I don't think there is a perfect solution. For example, consider the case of automatic segmentation. Methods like CNNs operate directly on the voxelised array, and the output is also a voxelised array. It wouldn't make much sense to convert this to an list of vertices (like RTSTRUCT format) because we would potentially lose information.

Some ideas that might work:

• Provide an option to store structures in a format like RTSTRUCT. Pro: could give the same geometric/dosimetric results as clinical systems. Con: can't use image operations.
• Convert structures into a voxelised array where each entry represents the amount of the voxel enclosed by the contour. Pro: could give the same dosimetric results as clinical systems, and image operations would mostly work. Con: some things (like the structure surface) become less well defined.
• Use a finer grid (as @pchlap suggested) to represent structures. Pro: probably get closer to clinical systems, and image operations work as well as having good definitions for things like structure surface.
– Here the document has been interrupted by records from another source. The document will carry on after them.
template <int MODE, int NT, int KSW, int NW, bool GATE = false>
__global__ __launch_bounds__(64 * NW) void k_pws(PwsArgs a) {
    static_assert(!GATE || MODE == 0, "the gate is an act-on-load extension of the forward");
    extern __shared__ __attribute__((aligned(16))) unsigned char smem[];
    constexpr int NB = NT * 16, CROWS = MODE == 1 ? 5 : 2;
    constexpr int PP = NB + 4;
    constexpr int NTH = 64 * NW;
    float* lds_coef = (float*)smem;
    float* lds_part = lds_coef + CROWS * a.Kpad;
    float* lds_redc = lds_part + 2 * NW * 16 * PP;
    float* lds_fin = lds_part;

    const int tid = threadIdx.x, lane = tid & 63, wave = tid >> 6;
    const int l15 = lane & 15, lg = lane >> 4;
    const int n0 = blockIdx.y * NB;
    const int nb_valid = min(NB, a.N - n0);
    const int chunks = nb_valid >> 3;
    const bool has_coef = MODE == 1 || a.act.scale != nullptr;
    const bool do_red = MODE == 1 && a.red_y != nullptr;

    const int ngroups = (a.M + 15) >> 4;
    uint4 v0[KSW], v1[MODE == 1 ? KSW : 1];
    constexpr bool D2 = MNAS_PWS_D2 && !GATE && MODE == 1;
    uint4 w0[D2 ? KSW : 1], w1[(D2 && MODE == 1) ? KSW : 1];
    float gq[GATE ? KSW : 1][8];
    auto issue_to = [&](int g, uint4* d0, uint4* d1) {
        const int m = g * 16 + l15;
#pragma unroll
        for (int j = 0; j < KSW; ++j) {
            const int k = (wave + NW * j) * 32 + lg * 8;
            d0[j] = make_uint4(0, 0, 0, 0);
            if (MODE == 1) d1[j] = make_uint4(0, 0, 0, 0);
            if (m < a.M && k < a.K) {
                const size_t off = (size_t)m * a.K + k;
                if (MODE == 0) d0[j] = *(const uint4*)((const uint16_t*)a.act.data + off);
                else {
                    d0[j] = *(const uint4*)((const uint16_t*)a.grad.g + off);
                    d1[j] = *(const uint4*)((const uint16_t*)a.grad.y + off);
                }
            }
        }
    };
    auto issue = [&](int g) {
        const int m = g * 16 + l15;
        const float* grow = GATE ? a.gate + (size_t)(m / a.hw) * a.K : nullptr;
#pragma unroll
        for (int j = 0; j < KSW; ++j) {
            const int k = (wave + NW * j) * 32 + lg * 8;
            v0[j] = make_uint4(0, 0, 0, 0);
            if (MODE == 1) v1[j] = make_uint4(0, 0, 0, 0);
            if (m < a.M && k < a.K) {
                const size_t off = (size_t)m * a.K + k;
                if constexpr (GATE) {
                    const float4 a0 = *(const float4*)(grow + k), a1 = *(const float4*)(grow + k + 4);
                    gq[j][0] = a0.x; gq[j][1] = a0.y; gq[j][2] = a0.z; gq[j][3] = a0.w;
                    gq[j][4] = a1.x; gq[j][5] = a1.y; gq[j][6] = a1.z; gq[j][7] = a1.w;
                }
                if (MODE == 0) v0[j] = *(const uint4*)((const uint16_t*)a.act.data + off);
                else {
                    v0[j] = *(const uint4*)((const uint16_t*)a.grad.g + off);
                    v1[j] = *(const uint4*)((const uint16_t*)a.grad.y + off);
                }
            }
        }
    };
    int it = 0;
    auto first_issue = [&]() {
        if ((int)blockIdx.x < ngroups) { if constexpr (D2) issue_to(blockIdx.x, v0, v1); else issue(blockIdx.x); }
        if constexpr (D2) { if ((int)(blockIdx.x + gridDim.x) < ngroups) issue_to(blockIdx.x + gridDim.x, w0, w1); }
    };
    if (MNAS_EARLY) first_issue();
    bf16x8_t wf[NT][KSW];
#pragma unroll
    for (int j = 0; j < KSW; ++j) {
        const int ks = wave + NW * j;
#pragma unroll
        for (int nt = 0; nt < NT; ++nt) {
            const int row = n0 + nt * 16 + l15;
            uint4 v = make_uint4(0, 0, 0, 0);
            if (ks < a.ksteps && row < a.n_pad16) v = *(const uint4*)(a.w + (size_t)row * a.Kpad + ks * 32 + lg * 8);
            wf[nt][j] = *(const bf16x8_t*)&v;
        }
    }
    mnas_fill_table(lds_coef, CROWS * a.Kpad, tid, NTH, [&](int i) {
        const int r = i / a.Kpad, c = i - r * a.Kpad;
        float v = 0.f;
        if (c < a.K) {
            if (MODE == 1) v = a.grad.coef[(size_t)r * a.K + c];
            else if (has_coef) v = r == 0 ? a.act.scale[c] : a.act.shift[c];
        }
        return v;
    });
    if (do_red)
        mnas_fill_table(lds_redc, 4 * NB, tid, NTH, [&](int i) {
            const int r = i / NB, co = n0 + i % NB;
            return co < a.N ? mnas_red_coef(a.red_bn, a.N, r, co) : 0.f;
        });
    __syncthreads();
    if (!MNAS_EARLY) first_issue();

    const bool epi = tid < 16 * chunks;
    const int ep = epi ? tid / chunks : 0, ec8 = epi ? tid - ep * chunks : 0;
    float bias8[8], s1[8], s2[8];
#pragma unroll
    for (int j = 0; j < 8; ++j) {
        bias8[j] = (MODE == 0 && epi && a.bias) ? a.bias[n0 + ec8 * 8 + j] : 0.f;
        s1[j] = 0.f; s2[j] = 0.f;
    }

    for (int g = blockIdx.x; g < ngroups; g += gridDim.x, ++it) {
        const int m0 = g * 16;
        bf16x8_t bf[KSW];
#pragma unroll
        for (int j = 0; j < KSW; ++j) {
            const int k = (wave + NW * j) * 32 + lg * 8;
            uint4 v = v0[j];
            if (has_coef && k < a.K && m0 + l15 < a.M) {
                float cf[CROWS][8];
#pragma unroll
                for (int r = 0; r < CROWS; ++r) {
                    *(float4*)&cf[r][0] = *(const float4*)(lds_coef + r * a.Kpad + k);
                    *(float4*)&cf[r][4] = *(const float4*)(lds_coef + r * a.Kpad + k + 4);
                }
                if (MODE == 0) {
                    if constexpr (GATE) v = act8g(v, cf[0], cf[1], gq[j]);
                    else v = act8(v, cf[0], cf[1]);
                } else {
                    float o[8];
                    dy8(v, v1[j], cf[0], cf[1], cf[2 % CROWS], cf[3 % CROWS], cf[4 % CROWS], o);
                    v = pack8(o);
                }
            }
            bf[j] = *(const bf16x8_t*)&v;
        }
        uint4 rpre = make_uint4(0, 0, 0, 0), ypre = make_uint4(0, 0, 0, 0);
        if (MODE == 1 && epi && m0 + ep < a.M) {
            const size_t o = (size_t)(m0 + ep) * a.N + n0 + ec8 * 8;
            if (a.resid) rpre = *(const uint4*)((const uint16_t*)a.resid + o);
            if (do_red) ypre = *(const uint4*)((const uint16_t*)a.red_y + o);
        }
        if constexpr (D2) {
#pragma unroll
            for (int j = 0; j < KSW; ++j) { v0[j] = w0[j]; if (MODE == 1) v1[j] = w1[j]; }
            if (g + 2 * (int)gridDim.x < ngroups) issue_to(g + 2 * gridDim.x, w0, w1);
        } else if (g + (int)gridDim.x < ngroups) issue(g + gridDim.x);
        f32x4_t acc[NT];
#pragma unroll
        for (int nt = 0; nt < NT; ++nt) acc[nt] = (f32x4_t){0.f, 0.f, 0.f, 0.f};
#pragma unroll
        for (int j = 0; j < KSW; ++j)
#pragma unroll
            for (int nt = 0; nt < NT; ++nt) acc[nt] = __builtin_amdgcn_mfma_f32_16x16x32_bf16(wf[nt][j], bf[j], acc[nt], 0, 0, 0);
        float* part = lds_part + ((it & 1) * NW + wave) * 16 * PP + l15 * PP + lg * 4;
#pragma unroll
        for (int nt = 0; nt < NT; ++nt) *(float4*)(part + nt * 16) = *(const float4*)&acc[nt];
        __syncthreads();
        if (epi && m0 + ep < a.M) {
            float v[8];
            const float* src = lds_part + (it & 1) * NW * 16 * PP + ep * PP + ec8 * 8;
            *(float4*)&v[0] = *(const float4*)src;
            *(float4*)&v[4] = *(const float4*)(src + 4);
#pragma unroll
            for (int w = 1; w < NW; ++w) {
                const float4 x0 = *(const float4*)(src + w * 16 * PP), x1 = *(const float4*)(src + w * 16 * PP + 4);
                v[0] += x0.x; v[1] += x0.y; v[2] += x0.z; v[3] += x0.w;
                v[4] += x1.x; v[5] += x1.y; v[6] += x1.z; v[7] += x1.w;
            }
            const size_t o = (size_t)(m0 + ep) * a.N + n0 + ec8 * 8;
            if (MODE == 0) {
#pragma unroll
                for (int j = 0; j < 4; ++j) {
                    const mnas_f2 w2 = mnas_ld2(v + 2 * j) + mnas_ld2(bias8 + 2 * j);
                    v[2 * j] = w2.x; v[2 * j + 1] = w2.y;
                    mnas_stat2(w2, s1 + 2 * j, s2 + 2 * j);
                }
                *(uint4*)((uint16_t*)a.out + o) = pack8(v);
            } else {
                if (a.resid) {
                    float r[8];
                    unpack8(rpre, r);
#pragma unroll
                    for (int j = 0; j < 8; ++j) v[j] += r[j];
                }
                const uint4 pk = pack8(v);
                *(uint4*)((uint16_t*)a.out + o) = pk;
                if (do_red) {
                    const uint32_t gu[4] = {pk.x, pk.y, pk.z, pk.w}, yu[4] = {ypre.x, ypre.y, ypre.z, ypre.w};
                    const int cl = ec8 * 8;
#pragma unroll
                    for (int j = 0; j < 4; ++j)
                        mnas_red2(gu[j], yu[j], mnas_ld2(lds_redc + cl + 2 * j), mnas_ld2(lds_redc + NB + cl + 2 * j),
                                  mnas_ld2(lds_redc + 2 * NB + cl + 2 * j), mnas_ld2(lds_redc + 3 * NB + cl + 2 * j), s1 + 2 * j, s2 + 2 * j);
                }
            }
        }
    }
    if ((MODE == 0 || do_red) && a.stats) {
        __syncthreads();
        if (epi) {
#pragma unroll
            for (int j = 0; j < 8; ++j) {
                lds_fin[(ep * 2 + 0) * NB + ec8 * 8 + j] = s1[j];
                lds_fin[(ep * 2 + 1) * NB + ec8 * 8 + j] = s2[j];
            }
        }
        __syncthreads();
        for (int i = tid; i < 2 * nb_valid; i += NTH) {
            const int r = i / nb_valid, cl = i - r * nb_valid;
            float v = lds_fin[r * NB + cl];
            for (int p = 1; p < 16; ++p) v += lds_fin[(p * 2 + r) * NB + cl];
            a.stats[((size_t)r * a.N + n0 + cl) * gridDim.x + blockIdx.x] = v;
        }
    }
}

Con: memory consumption would increase.

I'd like to continue this conversation, it's a good challenge and one that probably has different optimal solutions for different use cases 🚀

[YYAN97]

Hi @pchlap and @rnfinnegan,

Thank you both so much for the response! I agree that MIM should have some algorithms that smooth the contours and partially account for the volumes of the voxels on the boundary when calculating volumes/doses. I like @rnfinnegan 's ideas especially the second one which seems like a balance between accuracy, flexibility and computation complexity/power. In terms of dose calculation, I think the current apporach will not lead to a substantial deviation except for small structures with steep dose fall-off. Looking forward to your update if you decided to improve on this issue.